#### [DIRECTIONS FOR THIS TASK]
In the listing that follows, count the lines holding the word "part" and report only that number.

#### [EXCERPTED DATA]
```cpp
__global__ __launch_bounds__(256) void conv2_bwd_kernel(const float* __restrict__ dz2, const float* __restrict__ y2,
                                                        const float* __restrict__ stat, const float* __restrict__ cstat,
                                                        const float* __restrict__ w2, const float* __restrict__ p1,
                                                        float* __restrict__ dp1, float* __restrict__ part, int B, int P1, int L2,
                                                        const FoldCtx fc) {
  FOLD_BEGIN; FS(dz2); FS(y2); FS(stat); FS(cstat); FS(w2); FS(p1); FS(dp1); FS(part);
  __shared__ __attribute__((aligned(16))) float ds_[D2_ROWS * D2_PS];
  __shared__ __attribute__((aligned(16))) float ps[W2_PROWS * C2_PS];
  const int tid = threadIdx.x, lane = tid & 63, w = tid >> 6, li = lane & 15, lq = lane >> 4;
  float Ae[24], Ao[16];
#pragma unroll
  for (int m = 0; m < 24; ++m) Ae[m] = w2[((lq * 8 + (m & 7)) * 16 + li) * 5 + 2 * (m >> 3)];
#pragma unroll
  for (int m = 0; m < 16; ++m) Ao[m] = w2[((lq * 8 + (m & 7)) * 16 + li) * 5 + 1 + 2 * (m >> 3)];
  f32x4 acc[2][5];
#pragma unroll
  for (int ob = 0; ob < 2; ++ob)
#pragma unroll
    for (int kk = 0; kk < 5; ++kk) acc[ob][kk] = (f32x4){0.f, 0.f, 0.f, 0.f};
  const int nchunk = (L2 + D2_UCH - 1) / D2_UCH;
  const int nitems = B * nchunk;
  float bn_mean[4], bn_inv[4], bn_sc[4], bn_c1[4], bn_c2[4];
#pragma unroll
  for (int e = 0; e < 4; ++e) {
    const int ch = (tid & 7) * 4 + e;
    bn_mean[e] = stat[ch]; bn_inv[e] = stat[32 + ch]; bn_sc[e] = stat[64 + ch]; bn_c1[e] = cstat[ch]; bn_c2[e] = cstat[32 + ch];
  }
  constexpr int ND4 = (D2_ROWS * 8 + 255) / 256, NP4 = (W2_PROWS * 4 + 255) / 256;
  float4 dr[ND4], yr[ND4], qr[NP4];
  auto prefetch = [&](int item) {
    const int b = item / nchunk, t0 = (item - b * nchunk) * D2_UCH, base = 2 * t0 - 2;
#pragma unroll
    for (int j = 0; j < ND4; ++j) {
      const int i = tid + 256 * j, row = i >> 3, c4 = i & 7, t = t0 - 1 + row;
      const int tc = t < 0 ? 0 : (t > L2 - 1 ? L2 - 1 : t);
      dr[j] = *(const float4*)(dz2 + ((size_t)b * L2 + tc) * 32 + c4 * 4);
      yr[j] = *(const float4*)(y2 + ((size_t)b * L2 + tc) * 32 + c4 * 4);
    }
#pragma unroll
    for (int j = 0; j < NP4; ++j) {
      const int i = tid + 256 * j, row = i >> 2, c4 = i & 3, src = base + row;
      const int sc = src < 0 ? 0 : (src > P1 - 1 ? P1 - 1 : src);
      qr[j] = *(const float4*)(p1 + ((size_t)b * P1 + sc) * 16 + c4 * 4);
    }
  };
  if ((int)blockIdx.x < nitems) prefetch(blockIdx.x);
  for (int item = blockIdx.x; item < nitems; item += gridDim.x) {
    const int b = item / nchunk, t0 = (item - b * nchunk) * D2_UCH;
    __syncthreads();
#pragma unroll
    for (int j = 0; j < ND4; ++j) {
      const int i = tid + 256 * j, row = i >> 3, c4 = i & 7, t = t0 - 1 + row;
      if (i < D2_ROWS * 8) {
        const float4 dzv = dr[j];
        float4 q;
        q.x = bn_sc[0] * (dzv.x - bn_c1[0] - (yr[j].x - bn_mean[0]) * bn_inv[0] * bn_c2[0]);
        q.y = bn_sc[1] * (dzv.y - bn_c1[1] - (yr[j].y - bn_mean[1]) * bn_inv[1] * bn_c2[1]);
        q.z = bn_sc[2] * (dzv.z - bn_c1[2] - (yr[j].z - bn_mean[2]) * bn_inv[2] * bn_c2[2]);
        q.w = bn_sc[3] * (dzv.w - bn_c1[3] - (yr[j].w - bn_mean[3]) * bn_inv[3] * bn_c2[3]);
        if (t < 0 || t >= L2) q = make_float4(0.f, 0.f, 0.f, 0.f);
        *(float4*)&ds_[row * D2_PS + c4 * 4] = q;
      }
    }
    const int base = 2 * t0 - 2;
#pragma unroll
    for (int j = 0; j < NP4; ++j) {
      const int i = tid + 256 * j, row = i >> 2, c4 = i & 3, src = base + row;
      if (i < W2_PROWS * 4) {
        float4 q = qr[j];
        if (src < 0 || src >= P1) q = make_float4(0.f, 0.f, 0.f, 0.f);
        *(float4*)&ps[row * C2_PS + c4 * 4] = q;
      }
    }
    __syncthreads();
    if (item + (int)gridDim.x < nitems) prefetch(item + gridDim.x);
#pragma unroll
    for (int ubi = 0; ubi < 2; ++ubi) {
      const int ul = (w * 2 + ubi) * 16 + li;
      f32x4 ae0 = {0.f, 0.f, 0.f, 0.f}, ae1 = {0.f, 0.f, 0.f, 0.f}, ao0 = {0.f, 0.f, 0.f, 0.f}, ao1 = {0.f, 0.f, 0.f, 0.f};
#pragma unroll
      for (int ti = 0; ti < 3; ++ti) {
        const float* rowp = &ds_[(ul + 2 - ti) * D2_PS + lq * 8];
        const float4 q0 = *(const float4*)rowp, q1 = *(const float4*)(rowp + 4);
        const float qv[8] = {q0.x, q0.y, q0.z, q0.w, q1.x, q1.y, q1.z, q1.w};
#pragma unroll
        for (int mm = 0; mm < 8; ++mm) {
          if (mm & 1) ae1 = mfma16(Ae[ti * 8 + mm], qv[mm], ae1); else ae0 = mfma16(Ae[ti * 8 + mm], qv[mm], ae0);
          if (ti < 2) { if (mm & 1) ao1 = mfma16(Ao[ti * 8 + mm], qv[mm], ao1); else ao0 = mfma16(Ao[ti * 8 + mm], qv[mm], ao0); }
        }
      }
      const int u = t0 + ul;
      if (2 * u < P1)
        *(float4*)(dp1 + ((size_t)b * P1 + 2 * u) * 16 + lq * 4) = make_float4(ae0[0] + ae1[0], ae0[1] + ae1[1], ae0[2] + ae1[2], ae0[3] + ae1[3]);
      if (2 * u + 1 < P1)
        *(float4*)(dp1 + ((size_t)b * P1 + 2 * u + 1) * 16 + lq * 4) = make_float4(ao0[0] + ao1[0], ao0[1] + ao1[1], ao0[2] + ao1[2], ao0[3] + ao1[3]);
    }
#pragma unroll 2
    for (int m = 0; m < D2_UCH / 16; ++m) {
      const int tl = w * 32 + 4 * m + lq;
      const float a0 = ds_[(tl + 1) * D2_PS + li], a1 = ds_[(tl + 1) * D2_PS + 16 + li];
#pragma unroll
      for (int kk = 0; kk < 5; ++kk) {
        const float bv = ps[(2 * tl + kk) * C2_PS + li];
        acc[0][kk] = mfma16(a0, bv, acc[0][kk]);
        acc[1][kk] = mfma16(a1, bv, acc[1][kk]);
      }
    }
  }
  __syncthreads();
  float* red = ds_;
  for (int ww = 0; ww < 4; ++ww) {
    if (w == ww) {
#pragma unroll
// ... 589 lines not shown
```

#### [WRITTEN ANSWER]
2